Some interesting questions
- Can consent be validly inferred from the settings of your web browser?
Browser settings do not currently allow valid consent to be inferred. Indeed, you cannot (yet) give your consent according to the purposes pursued by the different types of cookies. The consent collected through your browser settings is therefore not specific enough with respect to the DPCM requirement.
Among the existing possibilities, you are invited to use the “private browsing” mode available on the main browsers on PC or mobile phones (including Edge, Internet Explorer, Chrome, Firefox, Safari or Opera).

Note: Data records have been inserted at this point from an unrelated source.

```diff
diff --git a/wholegraph_amd/csrc/embedding_cache.hpp b/wholegraph_amd/csrc/embedding_cache.hpp
--- a/wholegraph_amd/csrc/embedding_cache.hpp
+++ b/wholegraph_amd/csrc/embedding_cache.hpp
@@ -32,9 +32,11 @@
                                           wholememory_tensor_t raw, wholememory_comm_t embedding_comm);
 
 wholememory_error_code_t row_cache_update(row_cache* c, const void* ids, wholememory_dtype_t index_dtype, int64_t n,
-                                          int64_t key_upper_bound, wholememory_env_func_t* env, void* stream);
+                                          int64_t key_upper_bound, wholememory_env_func_t* env, void* stream,
+                                          bool may_return_queued = false);
 
-wholememory_error_code_t row_cache_gather(row_cache* c, const wm_rows_args& a, wholememory_env_func_t* env, void* stream);
+wholememory_error_code_t row_cache_gather(row_cache* c, const wm_rows_args& a, wholememory_env_func_t* env, void* stream,
+                                          bool may_return_queued = false);
 
 wholememory_error_code_t row_cache_plan(row_cache* c, const void* ids, wholememory_dtype_t index_dtype, int64_t n,
                                         int64_t key_upper_bound, wholememory_env_func_t* env, void* stream, temp_mem* rows_mem, temp_mem* slots_mem,
diff --git a/wholegraph_amd/csrc/kernels/cache.hip b/wholegraph_amd/csrc/kernels/cache.hip
--- a/wholegraph_amd/csrc/kernels/cache.hip
+++ b/wholegraph_amd/csrc/kernels/cache.hip
@@ -105,6 +105,44 @@
   int* count;
 };
 
+__device__ __forceinline__ int nth_set_bit(uint64_t m, int k)
+{
+  int pos = 0;
+  for (int w = 32; w > 0; w >>= 1) {
+    const int below = __popcll((m >> pos) & ((1ull << w) - 1));
+    if (k >= below) {
+      k -= below;
+      pos += w;
+    }
+  }
+  return pos;
+}
+
+__device__ __forceinline__ void wave_copy_rows(uint64_t m, char* my_dst, const char* my_src, int bytes, int lane)
+{
+  typedef uint32_t u32x4 __attribute__((ext_vector_type(4)));
+  const int n      = __popcll(m);
+  const int pieces = bytes >> 4;
+  const auto d64   = reinterpret_cast<unsigned long long>(my_dst);
+  const auto s64   = reinterpret_cast<unsigned long long>(my_src);
+  if (pieces <= 32) {
+    const int per_pass = 64 / pieces, sub = lane / pieces, off = (lane - sub * pieces) * 16;
+    for (int base = 0; base < n; base += per_pass) {
+      const int k       = base + sub;
+      const bool active = sub < per_pass && k < n;
+      const int l       = nth_set_bit(m, active ? k : 0);
+      char* dst         = reinterpret_cast<char*>(__shfl(d64, l, 64));
+      const char* src   = reinterpret_cast<const char*>(__shfl(s64, l, 64));
+      if (active) *reinterpret_cast<u32x4*>(dst + off) = *reinterpret_cast<const u32x4*>(src + off);
+    }
+  } else {
+    for (uint64_t rest = m; rest != 0; rest &= rest - 1) {
+      const int l = __builtin_amdgcn_readfirstlane(__ffsll(static_cast<unsigned long long>(rest)) - 1);
+      wave_copy_row(reinterpret_cast<char*>(__shfl(d64, l, 64)), reinterpret_cast<const char*>(__shfl(s64, l, 64)), bytes, lane);
+    }
+  }
+}
+
 template <typename IdxT>
 __global__ __launch_bounds__(kBlock) void cache_update_kernel(cache_dev c, raw_view raw, raw2_view raw2,
                                                               const IdxT* unique_rows, const int64_t* n_unique_p,
@@ -116,66 +154,110 @@
   const int64_t nu  = *n_unique_p;
   const int64_t lo_row = c.cover_start + set * c.set_cover;
   const int64_t hi_row = min(c.cover_start + c.cover_rows, lo_row + c.set_cover);
-  auto lower = [&](int64_t key) {
-    int64_t a = 0, b = nu;
-    while (a < b) {
-      const int64_t m = (a + b) >> 1;
-      const IdxT v    = unique_rows[m];
-      if (v >= 0 && static_cast<int64_t>(v) < key)
-        a = m + 1;
-      else
-        b = m;
-    }
-    return a;
+  int64_t first = 0;
+  for (int64_t end = nu; first < end;) {
+    const int64_t len  = end - first;
+    const int64_t step = len > 64 ? len >> 6 : 1;
+    const int64_t p    = first + (lane + 1) * step - 1;
+    bool below         = false;
+    if (p < end) {
+      const IdxT v = unique_rows[p];
+      below        = v >= 0 && static_cast<int64_t>(v) < lo_row;
+    }
+    const int k = __popcll(__ballot(below));
+    if (len <= 64) {
+      first += k;
+      break;
+    }
+    if (k < 64) end = first + (k + 1) * step - 1;
+    first += k * step;
+  }
+  auto chunk_row = [&](int64_t from) {
+    const int64_t j = from + lane;
+    int32_t r       = -1;
+    if (j < nu) {
+      const IdxT v = unique_rows[j];
+      if (v >= 0 && static_cast<int64_t>(v) < hi_row) r = static_cast<int32_t>(static_cast<int64_t>(v) - c.cover_start);
+    }
+    return r;
   };
-  const int64_t first = lower(lo_row), last = lower(hi_row);
-  if (first >= last) return;
-  const int64_t slot  = set * 64 + lane;
-  int64_t my_row      = c.row_of[slot];
-  int32_t my_cnt      = my_row >= 0 ? c.count[my_row] : -1;
-  for (int64_t j = first; j < last; j++) {
-    const int64_t g = static_cast<int64_t>(unique_rows[j]);
-    const int64_t r = g - c.cover_start;
-    if (c.slot_of[r] >= 0) continue;
-    const int32_t cand = c.count[r];
+  int32_t r = chunk_row(first);
+  if (__ballot(r >= 0) == 0) return;
+  const int64_t slot     = set * 64 + lane;
+  const int32_t orig_row = static_cast<int32_t>(c.row_of[slot]);
+  const bool was_dirty   = c.dirty[slot] != 0;
+  int32_t my_row         = orig_row;
+  int32_t my_cnt         = orig_row >= 0 ? c.count[orig_row] : -1;
+  int victim;
+  int32_t min_cnt;
+  auto pick_victim = [&]() {
     uint64_t key = (static_cast<uint64_t>(static_cast<uint32_t>(my_cnt + 1)) << 8) | static_cast<uint32_t>(lane);
     for (int off = 32; off > 0; off >>= 1) {
       const uint64_t o = __shfl_xor(key, off, 64);
       key              = o < key ? o : key;
     }
-    const int victim      = static_cast<int>(key & 0xff);
-    const int32_t min_cnt = static_cast<int32_t>(key >> 8) - 1;
-    if (cand <= min_cnt) continue;
-    const int64_t vslot = set * 64 + victim;
-    char* line          = c.data + vslot * c.row_bytes;
-    const int64_t old   = __shfl(my_row, victim, 64);
-    if (old >= 0) {
-      if (fill.rows == nullptr && c.dirty[vslot]) {
-        wave_copy_row(raw_row(raw, c.cover_start + old), line, c.row_bytes, lane);
-        if (c.data2 != nullptr)
-          wave_copy_row(raw2.base + (c.cover_start + old) * raw2.row_stride_bytes, c.data2 + vslot * c.row_bytes2, c.row_bytes2, lane);
+    victim  = static_cast<int>(key & 0xff);
+    min_cnt = static_cast<int32_t>(key >> 8) - 1;
+  };
+  bool picked = false;
+  for (int64_t from = first;; from += 64) {
+    const bool in_set   = r >= 0;
+    const int n_rows    = __popcll(__ballot(in_set));
+    const int32_t so    = in_set ? c.slot_of[r] : 0;
+    const int32_t cnt   = in_set ? c.count[r] : 0;
+    if (!picked) {
+      pick_victim();
+      picked = true;
+    }
+    uint64_t cands = __ballot(in_set && so < 0 && cnt > min_cnt);
+    while (cands != 0) {
+      const int src = __builtin_amdgcn_readfirstlane(__ffsll(static_cast<unsigned long long>(cands)) - 1);
+      const int32_t cand_row = __builtin_amdgcn_readlane(r, src);
+      const int32_t cand_cnt = __builtin_amdgcn_readlane(cnt, src);
+      if (lane == victim) {
+        my_row = cand_row;
+        my_cnt = cand_cnt;
       }
-      if (lane == 0) c.slot_of[old] = -1;
-    }
-    if (fill.rows == nullptr) {
-      wave_copy_row(line, raw_row(raw, g), c.row_bytes, lane);
-      if (c.data2 != nullptr)
-        wave_copy_row(c.data2 + vslot * c.row_bytes2, raw2.base + g * raw2.row_stride_bytes, c.row_bytes2, lane);
-    } else if (lane == 0) {
+      pick_victim();
+      cands &= ~((2ull << src) - 1);
+      cands &= __ballot(cnt > min_cnt);
+    }
+    if (n_rows < 64) break;
+    r = chunk_row(from + 64);
+    if (__ballot(r >= 0) == 0) break;
+  }
+
+  const bool changed     = my_row != orig_row;
+  const uint64_t changes = __ballot(changed);
+  if (changes == 0) return;
+  char* line       = c.data + slot * c.row_bytes;
+  char* line2      = c.data2 != nullptr ? c.data2 + slot * c.row_bytes2 : nullptr;
+  const bool plan  = fill.rows != nullptr;
+  if (!plan) {
+    const bool back       = changed && orig_row >= 0 && was_dirty;
+    const uint64_t backs  = __ballot(back);
+    if (backs != 0) {
+      const int64_t g_old = c.cover_start + orig_row;
+      wave_copy_rows(backs, back ? raw_row(raw, g_old) : nullptr, line, c.row_bytes, lane);
+      if (c.data2 != nullptr) wave_copy_rows(backs, raw2.base + g_old * raw2.row_stride_bytes, line2, c.row_bytes2, lane);
+      __builtin_amdgcn_wave_barrier();
+    }
+  }
+  const int64_t g_new = c.cover_start + my_row;
+  if (changed) {
+    if (orig_row >= 0) c.slot_of[orig_row] = -1;
+    c.slot_of[my_row] = static_cast<int32_t>(slot);
+    c.row_of[slot]    = my_row;
+    c.dirty[slot]     = 0;
+    if (plan) {
       const int k   = atomicAdd(fill.count, 1);
-      fill.rows[k]  = g;
-      fill.slots[k] = vslot;
-    }
-    if (lane == 0) {
-      c.slot_of[r]    = static_cast<int32_t>(vslot);
-      c.row_of[vslot] = r;
-      c.dirty[vslot]  = 0;
-    }
-    if (lane == victim) {
-      my_row = r;
-      my_cnt = cand;
-    }
-    __builtin_amdgcn_fence(__ATOMIC_RELEASE, "agent");
+      fill.rows[k]  = g_new;
+      fill.slots[k] = slot;
+    }
+  }
+  if (!plan) {
+    wave_copy_rows(changes, line, changed ? raw_row(raw, g_new) : nullptr, c.row_bytes, lane);
+    if (c.data2 != nullptr) wave_copy_rows(changes, line2, raw2.base + g_new * raw2.row_stride_bytes, c.row_bytes2, lane);
   }
 }
 
diff --git a/wholegraph_amd/csrc/ops.cpp b/wholegraph_amd/csrc/ops.cpp
--- a/wholegraph_amd/csrc/ops.cpp
+++ b/wholegraph_amd/csrc/ops.cpp
@@ -751,11 +751,11 @@
     return gather_distributed_rows(handle, d, env, stream, gather_sms, cache, adjust_cache);
   if (cache->raw_addressable) {
     if (adjust_cache)
-      WHOLEMEMORY_RETURN_ON_FAIL(row_cache_update(cache, d.indices_ptr, d.indices.dtype, d.indices.size, d.table.sizes[0], env, stream));
+      WHOLEMEMORY_RETURN_ON_FAIL(row_cache_update(cache, d.indices_ptr, d.indices.dtype, d.indices.size, d.table.sizes[0], env, stream, true));
     wm_rows_args a{};
     fill_rows_args(&a, cache->args.raw_gref, d.table, d.indices_ptr, d.indices.dtype, d.indices.size, d.plain_ptr, d.plain,
                    gather_sms);
-    return row_cache_gather(cache, a, env, stream);
+    return row_cache_gather(cache, a, env, stream, true);
   }
   const auto* bk     = backend();
   const int64_t n    = d.indices.size;
```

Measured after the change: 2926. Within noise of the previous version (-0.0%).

Browsing information (passwords, cookies, forms, cached content and history) will then be deleted when you close your browser.
This possibility therefore allows you to leave no trace related to the navigation on your computer (or other mobile device), once it is finished. In particular, it does not prevent the deposit and reading of cookies during browsing, nor does it erase the traces left during your previous surfing sessions.
To do this, you can use other tools provided by browsers.
Thus, in the configuration settings of your browser, you can permanently authorize or refuse the saving and reading of cookies on or from your device in the future. The granularity of the choices offered (third-party cookies, first-party cookies, shelf life, etc.) depends on the browser and operating system used. This action does not affect information already stored. It may, however, impact connection data to certain sites, prevent the execution of certain functions and require reconnection/re-identification with these sites.
Finally, still in the configuration parameters, you will also be able to erase, on request, the navigation data already present on your device (including cookies). Depending on the browser, it will be possible to erase the data according to their age, nature and/or the site visited. Not all browsers allow you to view the stored cookies in detail or to delete them individually.
To help you manage these cookies and other tracers and limit the invasion of your privacy, you can install extensions and add-ons on your computer that are available from your browser.
- Can websites set up “cookie walls”?
The implementation of a “cookie wall” – which is a practice of blocking access to a website or mobile application for which you do not consent to the installation of “non-functional” cookies – is not compliant with the GDPR.
This practice prevents, in fact, your free consent from being obtained since you are obliged to consent to the installation and/or reading of cookies in order to access the website or mobile application.